A Read of Ice and Fire

A Read of Ice and Fire: A Feast for Crows, Part 17

Welcome back to A Read of Ice and Fire! Please join me as I read and react, for the very first time, to George R.R. Martin’s epic fantasy series A Song of Ice and Fire.

Today’s entry is Part 17 of A Feast for Crows, in which we cover Chapter 24 (“Cersei”).

Previous entries are located in the Index. The only spoilers in the post itself will be for the actual chapters covered and for the chapters previous to them. As for the comments, please note that the Powers That Be have provided you a lovely spoiler thread here on Tor.com. Any spoileriffic discussion should go there, where I won’t see it. Non-spoiler comments go below, in the comments to the post itself.

And now, the post!

Chapter 24: Cersei

What Happens
Tommen complains that he wants to sit on the Iron Throne and attend Council meetings, and Cersei accurately divines that he was encouraged to demand these by Margaery. She tells Tommen he must wait until he’s older, and thinks to herself that she will not let Margaery cheat her of her “hour in the sun.” Later, Pycelle reports to her that Wyman Manderly has obeyed her ultimatum and beheaded Lord Stannis’s onion knight; pleased, Cersei orders the return of Manderly’s son. Mace Tyrell’s siege against Dragonstone continues fruitlessly, but Cersei is confident that they will soon win the allegiance of the rest of the northmen and prevail against Stannis.

The Braavosi envoy comes to audience, demanding the crown’s debt to the Iron Bank, but Cersei tells him they’ll get it once the rebellion has been taken care of, and dismisses him. She is displeased to learn that Ser Osney Kettleblack has thus far failed to seduce Margaery, and promises Ser Osmund that she will arrange to make it possible.

She is startled to see Tommen practicing jousting in the yard. Tommen is thrilled by his success, and Margaery and Loras and the others all heap praise on him.
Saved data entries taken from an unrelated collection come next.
template <typename T, typename TC, int AL, int BL, int BM, int NSTAGE, typename ALoader, typename BLoader>
__global__ __launch_bounds__(BM * 2, 2) void gemm_kernel(GemmParams p) {
  using Cfg = TileCfg<T>;
  constexpr int TA_BYTES = TileBytes<T, BM>::VALUE, TB_BYTES = TileBytes<T, 128>::VALUE;
  extern __shared__ __attribute__((aligned(16))) unsigned char smem[];
  unsigned char* tA = smem;
  unsigned char* tB = smem + TA_BYTES;
  constexpr int STAGE_BYTES = TA_BYTES + TB_BYTES;

  const int ntm = (p.M + BM - 1) / BM, ntn = (p.N + 127) >> 7, ntiles = ntm * ntn;
  const int bq = ntiles >> 3, br = ntiles & 7, xcd = blockIdx.x & 7, bi = blockIdx.x >> 3;
  const int tid_ = (xcd < br ? xcd * (bq + 1) : br * (bq + 1) + (xcd - br) * bq) + bi;
  constexpr int GM = 1024 / BM;
  const int grp = tid_ / (GM * ntn), first_m = grp * GM;
  const int gm = min(ntm - first_m, GM), in_grp = tid_ - grp * (GM * ntn);
  const int m0 = (first_m + in_grp % gm) * BM, n0 = (in_grp / gm) << 7;

  const int z = blockIdx.z, zq = z / p.zdiv, zr = z - zq * p.zdiv;
  const T* Ap = (const T*)p.A + zq * p.sA0 + zr * p.sA1;
  const T* Bp = (const T*)p.B + zq * p.sB0 + zr * p.sB1;
  TC* Cp = (TC*)p.C + zq * p.sC0 + zr * p.sC1 + (p.split_k > 1 ? (long)blockIdx.y * p.split_stride : 0L);
  const bool atomic_out = p.split_k > 1 && p.split_stride == 0;

  int nk = (p.K + Cfg::BK - 1) / Cfg::BK, kt0 = 0;
  if (p.split_k > 1) {
    const int per = (nk + p.split_k - 1) / p.split_k;
    kt0 = blockIdx.y * per;
    nk = min(nk, kt0 + per);
    if (kt0 >= nk) return;
  }
  const int kend = min(p.K, nk * Cfg::BK);
  ALoader la; la.init(Ap, p.lda, p.M, kend, m0, p);
  BLoader lb; lb.init(Bp, p.ldb, p.N, kend, n0, p);

  const int lane = threadIdx.x & 63, wave = threadIdx.x >> 6;
  const int wr = (wave >> 1) * 64, wc = (wave & 1) * 64;

  f32x4 acc[4][4];
#pragma unroll
  for (int i = 0; i < 4; ++i)
#pragma unroll
    for (int j = 0; j < 4; ++j) acc[i][j] = f32x4{0.f, 0.f, 0.f, 0.f};

  auto compute = [&](const unsigned char* cA, const unsigned char* cB) {
    if constexpr (sizeof(T) == 2) {
#pragma unroll
      for (int ks = 0; ks < 2; ++ks) {
        bf16x8 af[4], bf[4];
#pragma unroll
        for (int i = 0; i < 4; ++i) {
          af[i] = frag_bf16<AL, BM>(cA, wr + i * 16, ks, lane);
          bf[i] = frag_bf16<BL, 128>(cB, wc + i * 16, ks, lane);
        }
#pragma unroll
        for (int i = 0; i < 4; ++i)
#pragma unroll
          for (int j = 0; j < 4; ++j)
            acc[i][j] = __builtin_amdgcn_mfma_f32_16x16x32_bf16(bf[j], af[i], acc[i][j], 0, 0, 0);
      }
    } else {
#pragma unroll
      for (int ks = 0; ks < Cfg::BK / 16; ++ks) {
        f32x4 af[4], bf[4];
#pragma unroll
        for (int i = 0; i < 4; ++i) {
          af[i] = frag_f32<AL, BM>(cA, wr + i * 16, ks, lane);
          bf[i] = frag_f32<BL, 128>(cB, wc + i * 16, ks, lane);
        }
#pragma unroll
        for (int s = 0; s < 4; ++s)
#pragma unroll
          for (int i = 0; i < 4; ++i)
#pragma unroll
            for (int j = 0; j < 4; ++j)
              acc[i][j] = __builtin_amdgcn_mfma_f32_16x16x4f32(bf[j][s], af[i][s], acc[i][j], 0, 0, 0);
      }
    }
  };

  if constexpr (NSTAGE == 1) {
    u32x4 ra[ALoader::NCH], rb[BLoader::NCH];
#pragma unroll
    for (int i = 0; i < ALoader::NCH; ++i) ra[i] = la.load(i, kt0 * Cfg::BK);
#pragma unroll
    for (int i = 0; i < BLoader::NCH; ++i) rb[i] = lb.load(i, kt0 * Cfg::BK);
#pragma unroll
    for (int i = 0; i < ALoader::NCH; ++i) *(u32x4*)(tA + ALoader::lds_off(i)) = ra[i];
#pragma unroll
    for (int i = 0; i < BLoader::NCH; ++i) *(u32x4*)(tB + BLoader::lds_off(i)) = rb[i];
    __syncthreads();
    for (int kt = kt0; kt < nk; ++kt) {
      const bool more = (kt + 1) < nk;
      if (more) {
#pragma unroll
        for (int i = 0; i < ALoader::NCH; ++i) ra[i] = la.load(i, (kt + 1) * Cfg::BK);
#pragma unroll
        for (int i = 0; i < BLoader::NCH; ++i) rb[i] = lb.load(i, (kt + 1) * Cfg::BK);
      }
      compute(tA, tB);
      __syncthreads();
      if (more) {
#pragma unroll
        for (int i = 0; i < ALoader::NCH; ++i) *(u32x4*)(tA + ALoader::lds_off(i)) = ra[i];
#pragma unroll
        for (int i = 0; i < BLoader::NCH; ++i) *(u32x4*)(tB + BLoader::lds_off(i)) = rb[i];
        __syncthreads();
      }
    }
  } else {
    u32x4 ra0[ALoader::NCH], rb0[BLoader::NCH], ra1[ALoader::NCH], rb1[BLoader::NCH];
    unsigned char* tA1 = tA + STAGE_BYTES;
    unsigned char* tB1 = tB + STAGE_BYTES;
#define MUSE_FETCH(RA, RB, KT)                                                          \
  {                                                                                     \
    _Pragma("unroll") for (int i = 0; i < ALoader::NCH; ++i) RA[i] = la.load(i, (KT) * Cfg::BK); \
    _Pragma("unroll") for (int i = 0; i < BLoader::NCH; ++i) RB[i] = lb.load(i, (KT) * Cfg::BK); \
  }
#define MUSE_STAGE(RA, RB, DA, DB)                                                      \
  {                                                                                     \
    _Pragma("unroll") for (int i = 0; i < ALoader::NCH; ++i) *(u32x4*)((DA) + ALoader::lds_off(i)) = RA[i]; \
    _Pragma("unroll") for (int i = 0; i < BLoader::NCH; ++i) *(u32x4*)((DB) + BLoader::lds_off(i)) = RB[i]; \
  }
    const int nk2 = kt0 + ((nk - kt0 + 1) & ~1);
    MUSE_FETCH(ra0, rb0, kt0)
    MUSE_FETCH(ra1, rb1, kt0 + 1)
    MUSE_STAGE(ra0, rb0, tA, tB)
    __syncthreads();
    for (int kt = kt0; kt < nk2; kt += 2) {
      MUSE_FETCH(ra0, rb0, kt + 2)
      __builtin_amdgcn_sched_barrier(0);
      compute(tA, tB);
      MUSE_STAGE(ra1, rb1, tA1, tB1)
      __syncthreads();
      MUSE_FETCH(ra1, rb1, kt + 3)
      __builtin_amdgcn_sched_barrier(0);
      compute(tA1, tB1);
      MUSE_STAGE(ra0, rb0, tA, tB)
      __syncthreads();
    }
#undef MUSE_FETCH
#undef MUSE_STAGE
  }

  if constexpr (BM == 128) {
    constexpr int EPC = 16 / (int)sizeof(TC);
    constexpr int CST = 128 * (int)sizeof(TC) + 16;
    const bool fast = !atomic_out && (p.N % EPC) == 0 && (p.ldc % EPC) == 0 && ((((uintptr_t)Cp) & 15) == 0) &&
                      (p.residual == nullptr || (((p.ldr % EPC) == 0) && ((((uintptr_t)p.residual) & 15) == 0)));
    if (fast) {
      constexpr int NH = sizeof(TC) == 4 ? 2 : 1, RPP = 128 / NH;
      constexpr int CPRo = 128 / EPC;
      const TC* Rq = (const TC*)p.residual;
#pragma unroll
      for (int half = 0; half < NH; ++half) {
        __syncthreads();
        if (wr / RPP == half) {
#pragma unroll
          for (int i = 0; i < 4; ++i) {
            const int ml = wr + i * 16 + (lane & 15);
            const float rv = (p.rowvec && (m0 + ml) < p.M) ? p.rowvec[m0 + ml] : 0.f;
#pragma unroll
            for (int j = 0; j < 4; ++j) {
              const int nl = wc + j * 16 + 4 * (lane >> 4);
              float v[4];
#pragma unroll
              for (int r = 0; r < 4; ++r) {
                float add = rv;
                if (p.bias && (n0 + nl + r) < p.N) add += p.bias[n0 + nl + r];
                float x = p.alpha * acc[i][j][r] + add;
                if (p.act == 1) x = gelu_erf(x);
                v[r] = x;
              }
              OutVec<TC>::store4((TC*)(smem + (ml - half * RPP) * CST) + nl, v);
            }
          }
        }
        __syncthreads();
#pragma unroll
        for (int it = 0; it < (RPP * CPRo) / 256; ++it) {
          const int c = threadIdx.x + 256 * it;
          const int row = c / CPRo, col = (c % CPRo) * EPC;
          const int m = m0 + half * RPP + row, n = n0 + col;
          if (m < p.M && n < p.N) {
            u32x4 w = *(const u32x4*)(smem + row * CST + col * (int)sizeof(TC));
            if (Rq || p.accumulate) {
              float o[EPC];
              if constexpr (sizeof(TC) == 4) {
#pragma unroll
                for (int e = 0; e < 4; ++e) o[e] = __uint_as_float(w[e]);
              } else {
#pragma unroll
                for (int e = 0; e < 4; ++e) { o[2 * e] = __uint_as_float(w[e] << 16); o[2 * e + 1] = __uint_as_float(w[e] & 0xffff0000u); }
              }
              auto add16 = [&](const TC* src) {
                const u32x4 t = *(const u32x4*)src;
                if constexpr (sizeof(TC) == 4) {
#pragma unroll
                  for (int e = 0; e < 4; ++e) o[e] += __uint_as_float(t[e]);
                } else {
#pragma unroll
                  for (int e = 0; e < 4; ++e) { o[2 * e] += __uint_as_float(t[e] << 16); o[2 * e + 1] += __uint_as_float(t[e] & 0xffff0000u); }
                }
              };
              if (Rq) add16(Rq + (long)m * p.ldr + n);
              if (p.accumulate) add16(Cp + (long)m * p.ldc + n);
              if constexpr (sizeof(TC) == 4) {
#pragma unroll
                for (int e = 0; e < 4; ++e) w[e] = __float_as_uint(o[e]);
              } else {
#pragma unroll
                for (int e = 0; e < 4; ++e) w[e] = pack2_bf16(o[2 * e], o[2 * e + 1]);
              }
            }
            *(u32x4*)(Cp + (long)m * p.ldc + n) = w;
          }
        }
      }
      return;
    }
  }
  const bool vec_ok = ((p.ldc & 3) == 0) && ((((uintptr_t)Cp) & 15) == 0) &&
                      (p.residual == nullptr || (((p.ldr & 3) == 0) && ((((uintptr_t)p.residual) & 15) == 0)));
  const TC* Rp = (const TC*)p.residual;
#pragma unroll
  for (int i = 0; i < 4; ++i) {
    const int m = m0 + wr + i * 16 + (lane & 15);
    if (m >= p.M) continue;
    const float rv = p.rowvec ? p.rowvec[m] : 0.f;
#pragma unroll
    for (int j = 0; j < 4; ++j) {
      const int n = n0 + wc + j * 16 + 4 * (lane >> 4);
      if (n >= p.N) continue;
      float v[4];
#pragma unroll
      for (int r = 0; r < 4; ++r) {
        float add = rv;
        if (p.bias && (n + r) < p.N) add += p.bias[n + r];
        float x = p.alpha * acc[i][j][r] + add;
        if (p.act == 1) x = gelu_erf(x);
        v[r] = x;
      }
      TC* cptr = Cp + (long)m * p.ldc + n;
      if constexpr (sizeof(TC) == 4) {
        if (atomic_out) {
#pragma unroll
          for (int r = 0; r < 4; ++r)
            if ((n + r) < p.N) unsafeAtomicAdd((float*)cptr + r, v[r]);
          continue;
        }
      }
      if (vec_ok && (n + 3) < p.N) {
        if (Rp) { float t[4]; OutVec<TC>::load4(Rp + (long)m * p.ldr + n, t); v[0] += t[0]; v[1] += t[1]; v[2] += t[2]; v[3] += t[3]; }
        if (p.accumulate) { float t[4]; OutVec<TC>::load4(cptr, t); v[0] += t[0]; v[1] += t[1]; v[2] += t[2]; v[3] += t[3]; }
        OutVec<TC>::store4(cptr, v);
      } else {
#pragma unroll
        for (int r = 0; r < 4; ++r) {
          if ((n + r) < p.N) {
            float x = v[r];
            if (Rp) x += Elem<TC>::load(Rp + (long)m * p.ldr + n + r);
            if (p.accumulate) x += Elem<TC>::load(cptr + r);
            Elem<TC>::store(cptr + r, x);
          }
        }
      }
    }
  }
}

Cersei also praises him, and tells him that jousting is in his blood. Margaery makes a sly comment as to how she never heard Robert was much of a jouster, and Cersei curses herself for the slip, as it had been Jaime she was thinking of. She speaks to Ser Loras alone afterward and tells him it is not his job to train the king. Loras points out that they have had no master-at-arms since the last one was killed, and that Tommen should already be a squire by now. Cersei thinks of the relationship between Renly and Loras, who had been his squire, and tells him she will find a master-at-arms, but it will not be Loras.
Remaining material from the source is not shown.